■ What needs to be done
Lines containing the word "case" in the data below: say how many, with no other text.
——
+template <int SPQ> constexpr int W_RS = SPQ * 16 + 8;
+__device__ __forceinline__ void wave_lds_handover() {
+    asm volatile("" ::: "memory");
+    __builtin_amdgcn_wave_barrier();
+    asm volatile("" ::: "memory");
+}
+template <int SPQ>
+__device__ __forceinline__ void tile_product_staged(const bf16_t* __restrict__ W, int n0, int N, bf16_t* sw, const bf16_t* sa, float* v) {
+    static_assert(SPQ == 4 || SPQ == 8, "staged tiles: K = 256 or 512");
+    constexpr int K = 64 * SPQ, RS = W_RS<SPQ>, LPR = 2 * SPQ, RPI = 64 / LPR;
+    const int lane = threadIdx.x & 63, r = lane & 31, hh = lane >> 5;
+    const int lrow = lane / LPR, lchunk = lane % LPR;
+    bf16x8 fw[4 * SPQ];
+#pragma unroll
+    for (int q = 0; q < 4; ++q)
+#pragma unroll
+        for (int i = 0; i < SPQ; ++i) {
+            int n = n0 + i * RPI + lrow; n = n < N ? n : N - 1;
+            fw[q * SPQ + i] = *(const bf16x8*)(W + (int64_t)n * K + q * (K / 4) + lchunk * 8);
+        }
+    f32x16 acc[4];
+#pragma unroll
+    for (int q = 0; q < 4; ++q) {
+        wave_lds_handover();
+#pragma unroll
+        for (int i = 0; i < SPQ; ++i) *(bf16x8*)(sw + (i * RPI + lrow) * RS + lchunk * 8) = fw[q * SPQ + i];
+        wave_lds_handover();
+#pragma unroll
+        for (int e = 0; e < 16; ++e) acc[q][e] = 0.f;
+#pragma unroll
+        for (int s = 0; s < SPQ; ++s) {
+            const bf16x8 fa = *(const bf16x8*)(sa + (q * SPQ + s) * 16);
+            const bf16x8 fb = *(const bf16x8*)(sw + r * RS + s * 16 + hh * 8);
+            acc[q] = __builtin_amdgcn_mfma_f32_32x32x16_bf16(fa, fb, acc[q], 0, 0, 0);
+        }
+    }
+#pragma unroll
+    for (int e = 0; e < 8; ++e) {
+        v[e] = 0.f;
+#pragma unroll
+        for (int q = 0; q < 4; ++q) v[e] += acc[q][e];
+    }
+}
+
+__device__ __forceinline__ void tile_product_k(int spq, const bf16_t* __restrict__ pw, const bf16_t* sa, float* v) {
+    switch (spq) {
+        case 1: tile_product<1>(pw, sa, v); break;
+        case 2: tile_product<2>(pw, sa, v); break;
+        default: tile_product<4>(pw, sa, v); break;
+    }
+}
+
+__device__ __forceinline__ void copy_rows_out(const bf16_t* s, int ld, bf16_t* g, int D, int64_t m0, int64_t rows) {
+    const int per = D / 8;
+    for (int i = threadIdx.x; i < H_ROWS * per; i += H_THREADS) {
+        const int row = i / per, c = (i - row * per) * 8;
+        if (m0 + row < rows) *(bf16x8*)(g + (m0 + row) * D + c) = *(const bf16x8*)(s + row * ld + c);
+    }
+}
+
——
■ Written solution
2